Joti Y, Nakagawa H, Kataoka M, Kitao A - Biophys. J. (2008)

Bottom Line: The peak frequency in the minimal hydration state shifts to lower than that in the full hydration state.Protein motions, which contribute to the boson peak, are distributed throughout the whole protein.The fine structure of the dynamics structure factor is expected to be detected by the experiment if a high resolution instrument (< approximately 20 microeV) is developed in the near future.

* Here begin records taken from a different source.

+    if (pins) return fx_schedule_search(h, true, pinned);
   }
   {
     std::vector<int32_t> used(S.cls.size(), 0), remap(S.cls.size(), -1);
@@ -182,9 +234,18 @@
   return S;
 }
 
-inline uint32_t k1_fxq_slots(const demi::DevModel& h, bool sched) {
+inline FxSchedule fx_schedule(const demi::DevModel& h, bool commute = true) {
+  const FxSchedule plain = fx_schedule_search(h, false);
+  if (!commute) return plain;
+  const FxSchedule moved = fx_schedule_search(h, true);
+  if (!moved.ok || !moved.any_moved()) return plain;
+  auto cost = [](const FxSchedule& s) { uint32_t c = 0; for (uint32_t x : s.cls) c += (x >> 16) == FXK_TSET ? 2u : ((x >> 16) == FXK_CRASH ? 1u : 4u); return c; };
+  return (!plain.ok || cost(moved) <= cost(plain)) ? moved : plain;
+}
+
+inline uint32_t k1_fxq_slots(const demi::DevModel& h, bool sched, bool commute = true) {
   if (!sched) return DEMI_FX_CAP;
-  const FxSchedule fxs = fx_schedule(h);
+  const FxSchedule fxs = fx_schedule(h, commute);
   if (!fxs.ok) return DEMI_FX_CAP;
   uint32_t nq = 0;
   for (uint32_t c : fxs.cls) nq += (c >> 16) == FXK_SEND;
@@ -217,14 +278,14 @@
   return buf;
 }
 
-inline std::string generate_vm(const demi::DevModel& h, bool sched = false) {
+inline std::string generate_vm(const demi::DevModel& h, bool sched = false, bool commute = true) {
   using namespace demi;
   std::string s;
   char buf[512];
   auto emit = [&](const char* fmt, auto... a) { snprintf(buf, sizeof buf, fmt, a...); s += buf; };
   FxSchedule fxs;
   std::vector<uint32_t> fxq_of_slot;
-  if (sched) fxs = fx_schedule(h);
+  if (sched) fxs = fx_schedule(h, commute);
   if (fxs.ok) {
     s += "#define DEMI_JIT_FX_SCHED 1\n#define DEMI_JIT_FX_APPLY";
     uint32_t nq = 0;
@@ -236,13 +297,19 @@
       if (snd) nq++;
     }
     emit("\n#define DEMI_JIT_FXQ_SLOTS %uu\n", nq ? nq : 1u);
+    if (fxs.any_moved()) {
+      uint32_t mv = 0;
+      for (uint32_t pc = 0; pc < h.code_len; pc++) if (fxs.moved[pc]) mv |= 1u << fxs.slot[pc];
+      emit("#define DEMI_JIT_FX_MOVED_SLOTS 0x%xu\n", mv);
+    }
   }
   s += "namespace demi {\n";
   const bool long_msg = h.npay > 2;
   const char* fx_pack_fn = long_msg ? "fx_pack_area" : "fx_pack";
   if (fxs.ok)
     s += std::string("#define DEMI_FX_AT(SLOT, Q, OP, TYPE, TGT, ...) { mem.fxq[(Q) * 64] = ") + fx_pack_fn + "(OP, TYPE, TGT, __VA_ARGS__); nfx |= 1u << (SLOT); }\n"
-         "#define DEMI_FX_MARK(SLOT) { nfx |= 1u << (SLOT); }\n";
+         "#define DEMI_FX_MARK(SLOT) { nfx |= 1u << (SLOT); }\n"
+         "#define DEMI_FX_MARK_MOVED(SLOT) { nfx |= (1u << (SLOT)) | (DEMI_V_QUEUE_OVF << DEMI_FX_CAP); }\n";
   else
     s += std::string("#define DEMI_FX(OP, TYPE, TGT, ...) { if (nfx >= DEMI_FX_CAP) { flags |= DEMI_V_QUEUE_OVF; goto done; } "
          "mem.fxq[nfx * 64] = ") + fx_pack_fn + "(OP, TYPE, TGT, __VA_ARGS__); nfx++; }\n";
@@ -380,7 +447,7 @@
       if (long_msg) snprintf(pay, sizeof pay, "pay_area(%s, %s, q2, q3, q4, q5)", d, b);
       else snprintf(pay, sizeof pay, "%s, %s", d, b);
       if (fxs.ok && (fxs.cls[fxs.slot[pc]] >> 16) != FXK_SEND)
-        emit("DEMI_FX_MARK(%d)%s\n", fxs.slot[pc], (cw & CW_HALT) ? " goto done;" : "");
+        emit("DEMI_FX_MARK%s(%d)%s\n", fxs.moved[pc] ? "_MOVED" : "", fxs.slot[pc], (cw & CW_HALT) ? " goto done;" : "");
       else if (fxs.ok)
         emit("DEMI_FX_AT(%d, %uu, %uu, %uu, %s > FX_NOBODY ? FX_NOBODY : %s, %s)\n", fxs.slot[pc], fxq_of_slot[fxs.slot[pc]], row & 0xFFu, aux, a, a, pay);
       else
diff --git a/demi_amd/csrc/k1_random_explore.hpp b/demi_amd/csrc/k1_random_explore.hpp
--- a/demi_amd/csrc/k1_random_explore.hpp
+++ b/demi_amd/csrc/k1_random_explore.hpp
@@ -461,9 +461,13 @@
     }                                                                                         \
   } while (0)
 
+#ifndef DEMI_JIT_FX_MOVED_SLOTS
+#define DEMI_JIT_FX_MOVED_SLOTS 0u
+#endif
+#define K1_PENDING_OVF() (flags = DEMI_JIT_FX_MOVED_SLOTS ? ((flags & ~DEMI_V_QUEUE_OVF) | DEMI_V_PENDING_OVF) : (flags | DEMI_V_PENDING_OVF))
 #define PEND_APPEND(WORD, ID, TD_ENTRY)                               \
   do {                                                                \
-    if (n_pend + n_norm >= PMAX) { flags |= DEMI_V_PENDING_OVF; }     \
+    if (n_pend + n_norm >= PMAX) { K1_PENDING_OVF(); }                \
     else {                                                            \
       pend_store(mem, n_pend, (WORD));                                \
       LASTW_SET(WORD);                                                \
@@ -478,7 +482,7 @@
 
 #define NORM_APPEND(WORD, ID)                                         \
   do {                                                                \
-    if (n_pend + n_norm >= PMAX) { flags |= DEMI_V_PENDING_OVF; }     \
+    if (n_pend + n_norm >= PMAX) { K1_PENDING_OVF(); }                \
     else {                                                            \
       const word_t w_ = (WORD);                                       \
       const uint32_t pr_ = w_src(w_) * MAX_ACT + w_dst(w_);           \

View Article: PubMed Central - PubMed

Affiliation: Institute of Molecular and Cellular Biosciences, University of Tokyo, 1-1-1 Yayoi, Bunkyo-ku, Tokyo 113-0032, Japan.

ABSTRACT
Hydration effects on protein dynamics were investigated by comparing the frequency dependence of the calculated neutron scattering spectra between full and minimal hydration states at temperatures between 100 and 300 K. The protein boson peak is observed in the frequency range 1-4 meV at 100 K in both states. The peak frequency in the minimal hydration state shifts to lower than that in the full hydration state. Protein motions with a frequency higher than 4 meV were shown to undergo almost harmonic motion in both states at all temperatures simulated, whereas those with a frequency lower than 1 meV dominate the total fluctuations above 220 K and contribute to the origin of the glass-like transition. At 300 K, the boson peak becomes buried in the quasielastic contributions in the full hydration state but is still observed in the minimal hydration state. The boson peak is observed when protein dynamics are trapped within a local minimum of its energy surface. Protein motions, which contribute to the boson peak, are distributed throughout the whole protein. The fine structure of the dynamics structure factor is expected to be detected by the experiment if a high resolution instrument (< approximately 20 microeV) is developed in the near future.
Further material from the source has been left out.